_Work item_:
Going through the material below, please gather all lines with the word "host" in them.

──────────

# omnirevolve/omnirevolve-image-processor

Hardware: AMD Instinct MI355X
Metric: Mpx/s end-to-end (color->order) (higher is better)
Workload: dtype u8/i32 raster + f32/f64 geometry; 1 GPU; 4096x4096 BGR image, 8 colour layers, stages 02->12 (k-means fit, masks, edges, contours, scale, sort, intra dedup, cross dedup, plot order), default A4 canvas 8400x11880; parallelism=one GPU, one pipeline per colour layer, ops_last_step_rank0=4261, exchange=none

## Files before the change

### omnirevolve-image-processor_amd/csrc/vec_common.h

```cpp
#pragma once
#include "orip_ctx.h"
#include "vec_serial.h"
#include "vsrc.h"
#include <algorithm>
#include <chrono>
#include <string>

template <class T> int vscan_excl(orip_ctx* c, const T* in, T* out, size_t n);
template <class K, class V> int vsort_pairs(orip_ctx* c, const K* kin, K* kout, const V* vin, V* vout, size_t n, int begin_bit, int end_bit, bool desc = false);
template <class T>
static inline int vread(orip_ctx* c, T* host, const T* dev, size_t n = 1) {
    HIPC(c, hipMemcpyAsync(host, dev, n * sizeof(T), hipMemcpyDeviceToHost, LN(c).stream));
    HIPC(c, hipStreamSynchronize(LN(c).stream));
    return 0;
}
struct PhaseTimer {
    orip_ctx* c; const bool on; std::string log; std::chrono::steady_clock::time_point prev;
    PhaseTimer(orip_ctx* ctx, const char* env) : c(ctx), on(getenv(env) != nullptr), prev(std::chrono::steady_clock::now()) {}
    double lap() {
        if (on) hipStreamSynchronize(LN(c).stream);
        const auto t = std::chrono::steady_clock::now(); const double ms = std::chrono::duration<double, std::milli>(t - prev).count(); prev = t;
        return ms;
    }
    void tick(const char* name) { if (on) { char b[64]; snprintf(b, sizeof b, " %s %.2f", name, lap()); log += b; } }
};

struct PolyFeat {
    int32_t x0, y0, x1, y1;
    int32_t sx, sy, ex, ey;
    int64_t n;
    float per;
    double arc;
    uint8_t closed;
};

#define ORIP_LONG_POLY 192
#define ORIP_LONG_CUM 128
static_assert(ORIP_LONG_POLY >= ORIP_LONG_CUM, "every polyline whose perimeter is summed from stored segment lengths must have had them stored");
static inline ESrc esrc_of(const DPolys& P) { return ESrc{P.off.as<int64_t>(), reinterpret_cast<const int2*>(P.pts.p)}; }
int vsrc_of(orip_ctx* c, const DPolys& P, VSrc& out);
#define ORIP_WITH_SRC(c, P, SRC, BODY)                                                         \
    do {                                                                                       \
        if (is_coded(P)) { VSrc SRC; ORIP_TRY(vsrc_of(c, P, SRC)); BODY }                      \
        else { const ESrc SRC = esrc_of(P); BODY }                                             \
    } while (0)
__device__ __forceinline__ int64_t last_le(const int64_t* off, int64_t n, int64_t v) {
    int64_t lo = 0, hi = n - 1;
    while (lo < hi) { const int64_t mid = (lo + hi + 1) >> 1; if (off[mid] <= v) lo = mid; else hi = mid - 1; }
    return lo;
}
__device__ __forceinline__ int64_t ub_u32(const unsigned* a, int64_t n, unsigned v) {
    int64_t lo = 0, hi = n;
    while (lo < hi) { int64_t mid = (lo + hi) >> 1; if (a[mid] <= v) lo = mid + 1; else hi = mid; }
    return lo;
}
template <class Cur> struct CurPt {
    Cur& c;
    __device__ __forceinline__ vs::IPt operator()(int64_t i) const { const int2 p = c.at(i); return vs::IPt{p.x, p.y}; }
};
enum : int {
    VF_PER = 1,
    VF_PER_HYPOT = 2,
    VF_ARC_CLOSED = 4,
    VF_ARC_OPEN = 8,
    VF_OPEN_VIEW = 16,
    VF_PER_REV = 32,
    VF_LEAVES_DONE = 64,
};
int vfeatures(orip_ctx* c, const DPolys& P, int what, PolyFeat* feat);
void vfeatures_short(orip_ctx* c, const VSrc& src, int64_t n, int what, PolyFeat* feat, float* per_rev);
int vlen_order(orip_ctx* c, const int64_t* off, int64_t n, unsigned* kin, unsigned* kout, unsigned* vin, unsigned* order);
int vfeatures_long_seg(orip_ctx* c, const VSrc& src, int64_t n, int64_t total, PolyFeat* feat, const unsigned* order, float* per_rev, const float* seg);
void vwalk_arcs(orip_ctx* c, const VSrc& src, int64_t n, PolyFeat* feat);

struct GatherDesc { int64_t begin; int64_t len; int32_t rev; int32_t src; };
int vgather(orip_ctx* c, const GatherDesc* d, int64_t n, const int32_t* src, DPolys& dst, int64_t known_total = -1);
int vgather_views(orip_ctx* c, const GatherDesc* d, int64_t n, const DPolys& src, DPolys& dst, int64_t known_total = -1);
int vgather_list(orip_ctx* c, const GatherDesc* d, int64_t n, const DPolys& src, DPolys& dst, int64_t known_total = -1);

#define ORIP_RUN_TILE 4096u
struct SlotPtsI2 { const int2* p; __device__ __forceinline__ int2 at(unsigned s) const { return p[s]; } };
struct SlotPtsF64 {
    const double* x; const double* y;
    __device__ __forceinline__ int2 at(unsigned s) const { return make_int2((int)x[s], (int)y[s]); }
};
template <class Pts> int orip_runs_to_polys(orip_ctx* c, Pts pts, const uint8_t* sflag, unsigned n_slots, DPolys& dst);

int vreorder(orip_ctx* c, DPolys& src, DPolys& dst, int kind, const orip_params08* prefetch08 = nullptr);
```

### omnirevolve-image-processor_amd/csrc/vector08a.hip

```cpp
#include "vec08.h"
#include <rocprim/rocprim.hpp>
#include <type_traits>
#include <vector>

namespace {

template <class Src>
__global__ __launch_bounds__(128) void k_split_small08(Src src, int64_t n_polys, orip_params08 P, const PolyFeat* __restrict__ feat,
                                                        unsigned* __restrict__ is_tap, unsigned* __restrict__ is_keep, int2* __restrict__ tap_xy, GatherDesc* __restrict__ kd) {
    int64_t i = (int64_t)blockIdx.x * blockDim.x + threadIdx.x;
    if (i > n_polys) return;
    if (i == n_polys) { is_tap[i] = 0; is_keep[i] = 0; return; }
    const int64_t n = src.len(i);
    unsigned tap = 0, keep = 0;
    GatherDesc g; g.begin = src.off[i]; g.len = n; g.rev = 0; g.src = (int32_t)i;
    if (n >= 2) {
        const int32_t x0 = feat[i].x0, x1 = feat[i].x1, y0 = feat[i].y0, y1 = feat[i].y1;
        double d = (double)max(x1 - x0, y1 - y0);
        if (d <= P.tap_diam && d <= P.tap_max_dim && n <= (int64_t)P.tap_max_v) {
            double per; float cx, cy, r;
            if constexpr (std::is_same<Src, ESrc>::value) {
                const int32_t* p = reinterpret_cast<const int32_t*>(src.pts + src.off[i]);
                per = (double)vs::pairwise_seglen_sum<0>(p, n);
                if (per <= P.tap_max_per) vs::min_enclosing_circle(p, n, cx, cy, r);
            } else {
                auto cu = src.cur(i);
                LocalPts<decltype(cu), 64> lp; lp.load(cu, (int)n);
                per = (double)vs::pairwise_seglen_sum<0>(lp.xy, n);
                if (per <= P.tap_max_per) vs::min_enclosing_circle(lp.xy, n, cx, cy, r);
            }
            if (per <= P.tap_max_per) { tap = 1; tap_xy[i] = make_int2((int)vs::round_half_even((double)cx), (int)vs::round_half_even((double)cy)); }
        }
        if (!tap && !(d < P.min_keep)) {
            keep = 1;
            if (feat[i].closed) g.len = n - 1;
        }
    }
    is_tap[i] = tap; is_keep[i] = keep; kd[i] = g;
}
template <class T>
__global__ __launch_bounds__(256) void k_compact(const unsigned* __restrict__ flag, const unsigned* __restrict__ scan, int64_t n, const T* __restrict__ in, T* __restrict__ out) {
    int64_t i = (int64_t)blockIdx.x * 256 + threadIdx.x;
    if (i < n && flag[i]) out[scan[i]] = in[i];
}
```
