sparktorch_amd/ops/modules.py:

```python

from __future__ import annotations

from typing import Optional

import torch
import torch.nn as nn

from sparktorch_amd.ops.functional import (
    hip_add_relu,
    hip_batch_norm2d,
    hip_batch_norm2d_nhwc,
    hip_conv2d,
    hip_conv2d_nhwc,
    hip_cross_entropy,
    hip_dropout,
    hip_global_avg_pool,
    hip_global_avg_pool_nhwc,
    hip_linear,
    hip_max_pool2d,
    hip_max_pool2d_nhwc,
    hip_mlp_chain,
    hip_relu,
    hip_mse,
)


class HipLinear(nn.Module):

    def __init__(self, in_features: int, out_features: int, bias: bool = True,
                 activation: Optional[str] = None):
        super().__init__()
        self.in_features = in_features
        self.out_features = out_features
        self.weight = nn.Parameter(torch.empty(out_features, in_features))
        self.bias = nn.Parameter(torch.zeros(out_features)) if bias else None
        self.activation = activation
        nn.init.kaiming_uniform_(self.weight, a=5 ** 0.5)

    @classmethod
    def from_linear(cls, lin: nn.Linear, activation: Optional[str] = None) -> "HipLinear":
        m = cls.__new__(cls)
        nn.Module.__init__(m)
        m.in_features = lin.in_features
        m.out_features = lin.out_features
        m.weight = lin.weight
        m.bias = lin.bias
        m.activation = activation
        return m

    def forward(self, x: torch.Tensor) -> torch.Tensor:
        return hip_linear(x, self.weight, self.bias, relu=self.activation == "relu")

    def extra_repr(self) -> str:
        return "in=%d, out=%d, act=%s" % (self.in_features, self.out_features, self.activation)
# ... 191 lines not shown
        self.fc = HipLinear(512, num_classes)

    def forward(self, x):
        if x.is_cuda and x.dtype != torch.bfloat16:
            x = x.to(torch.bfloat16)
        if x.dim() == 2:
            x = x.view(-1, 3, 224, 224)
        if self.layout == "nhwc":
            x = x.permute(0, 2, 3, 1).contiguous()
        x = self.bn1(self.conv1(x))
        x = self.maxpool(x)
        x = self.layers(x)
        return self.fc(self.gap(x))


class HipCrossEntropy(nn.Module):
    def forward(self, logits, target):
        return hip_cross_entropy(logits, target)


class HipMSE(nn.Module):
    def forward(self, pred, target):
        return hip_mse(pred, target)


class MnistMLPFused(nn.Module):

    def __init__(self, in_dim: int = 784, hidden: int = 256, classes: int = 10):
        super().__init__()
        self.fc1 = HipLinear(in_dim, hidden, activation="relu")
        self.fc2 = HipLinear(hidden, hidden, activation="relu")
        self.fc3 = HipLinear(hidden, classes, activation=None)

    def forward(self, x: torch.Tensor) -> torch.Tensor:
        return hip_mlp_chain(x, [(fc.weight, fc.bias, fc.activation == "relu")
                                 for fc in (self.fc1, self.fc2, self.fc3)])


def convert_model_for_mi355x(model: nn.Module) -> nn.Module:
    for name, child in model.named_children():
        cname = type(child).__name__
        if cname in ("Linear",) or isinstance(child, nn.Linear):
            setattr(model, name, HipLinear.from_linear(child))
        elif cname in ("Conv2d",) or isinstance(child, nn.Conv2d):
            try:
                setattr(model, name, HipConv2d.from_conv2d(child))
            except (ValueError, AttributeError):
                pass
        elif cname == "MaxPool2d" or isinstance(child, nn.MaxPool2d):
            ks, st, pd = child.kernel_size, child.stride, child.padding
            if isinstance(ks, int) and isinstance(st, (int, type(None))) and isinstance(pd, int) \
                    and child.dilation == 1 and not child.ceil_mode:
                setattr(model, name, HipMaxPool2d(ks, stride=st, padding=pd))
        elif cname == "BatchNorm2d" or isinstance(child, nn.BatchNorm2d):
            try:
                setattr(model, name, HipBatchNorm2d.from_batchnorm(child))
            except (ValueError, AttributeError):
                pass
        elif cname == "AdaptiveAvgPool2d" and child.output_size in (1, (1, 1)):
            setattr(model, name, HipGlobalAvgPool(keepdim=True))
        elif cname == "Dropout2d":
            setattr(model, name, HipDropout(p=child.p, channel_wise=True))
        elif cname == "Dropout":
            setattr(model, name, HipDropout(p=child.p, channel_wise=False))
        else:
            convert_model_for_mi355x(child)
    return model


# ... 8 lines not shown
```

sparktorch_amd/parallel/sync.py:

```python

from __future__ import annotations

import random
from typing import Any, Iterable, List, Optional

import numpy as np
import torch
import torch.distributed as dist
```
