diff --git a/sings_amd/csrc/sg_project.h b/sings_amd/csrc/sg_project.h
--- a/sings_amd/csrc/sg_project.h
+++ b/sings_amd/csrc/sg_project.h
@@ -1,5 +1,6 @@
 #pragma once
 #include "sg_math.h"
+#include "../../include/sings_order.h"
 
 template <int D>
 __device__ __forceinline__ void sg_eval_sh(const float *__restrict__ sh, const float dir[3],
@@ -224,6 +225,169 @@
     __builtin_amdgcn_wave_barrier();
 }
 
+__device__ __forceinline__ void sg_store_proj_nobin(bool live, int idx, const SgProj &o, float opac, SgGeom g, SgBin bn,
+                                                    int32_t *__restrict__ radii)
+{
+    __shared__ uint32_t sWaveTot[4];
+    __shared__ uint32_t sBlockBase;
+    const int lane = threadIdx.x & 63, wave_ = (threadIdx.x >> 6) & 3;
+    uint32_t incl = o.tt;
+#pragma unroll
+    for (int s = 1; s < 64; s <<= 1) {
+        uint32_t v = __shfl_up(incl, s, 64);
+        if (lane >= s) incl += v;
+    }
+    if (lane == 63) sWaveTot[wave_] = incl;
+    const uint32_t rmin = (uint32_t)o.x0 | ((uint32_t)o.y0 << 16);
+    const uint32_t rwh = (uint32_t)(o.x1 - o.x0) | ((uint32_t)(o.y1 - o.y0) << 16);
+    if (live) {
+        radii[idx] = o.mr;
+        g.recA[SG_REC_STRIDE * (size_t)idx] = make_float4(o.pix[0], o.pix[1], o.conic[0], o.conic[1]);
+        g.recB[SG_REC_STRIDE * (size_t)idx] = make_float4(o.conic[2], o.mr ? opac : 0.0f, o.rgb[0], o.rgb[1]);
+        g.depth[idx] = o.depth;
+        g.flags[idx] = o.clampbits;
+    }
+    __syncthreads();
+    if (threadIdx.x == 0) {
+        uint32_t t = sWaveTot[0] + sWaveTot[1] + sWaveTot[2] + sWaveTot[3];
+        sBlockBase = t ? atomicAdd(&bn.header[2], t) : 0u;
+    }
+    __syncthreads();
+    uint32_t base = sBlockBase;
+    for (int w = 0; w < wave_; w++) base += sWaveTot[w];
+    if (live) {
+        g.recC[SG_REC_STRIDE * (size_t)idx] = make_float4(o.rgb[2], __uint_as_float(base + incl - o.tt), __uint_as_float(rmin), __uint_as_float(rwh));
+        g.slot[idx] = make_uint2(base + incl - o.tt, rwh);
+    }
+}
+
+#define SG_ORDER_WINDOW_MAX SG_ORDER_WINDOW_TILES
+__device__ __forceinline__ void sg_bin_ordered(uint32_t gid, uint32_t rmin, uint32_t rwh, uint32_t depthbits, SgBin bn, int gx,
+                                               uint32_t *__restrict__ scratch, uint32_t *__restrict__ sGid, uint32_t key_pitch)
+{
+    uint32_t *sIncl = scratch, *sMin = scratch + 64, *sWid = scratch + 128, *sDep = scratch + 192;
+    __shared__ uint32_t sWindow[SG_ORDER_WINDOW_MAX];
+    __shared__ uint32_t sWaveWin[4][4];
+    const int lane = threadIdx.x & 63, wave_ = (threadIdx.x >> 6) & 3;
+    const uint32_t rw = rwh & 0xffffu, rh = rwh >> 16, tt = rw * rh;
+    uint32_t incl = tt;
+#pragma unroll
+    for (int s = 1; s < 64; s <<= 1) {
+        uint32_t v = __shfl_up(incl, s, 64);
+        if (lane >= s) incl += v;
+    }
+    const uint32_t total = __shfl(incl, 63, 64);
+    uint32_t wx0 = tt ? (rmin & 0xffffu) : 0xffffu, wy0 = tt ? (rmin >> 16) : 0xffffu;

──────────

_Exercise answer_:
static inline int vread(orip_ctx* c, T* host, const T* dev, size_t n = 1) {
    HIPC(c, hipMemcpyAsync(host, dev, n * sizeof(T), hipMemcpyDeviceToHost, LN(c).stream));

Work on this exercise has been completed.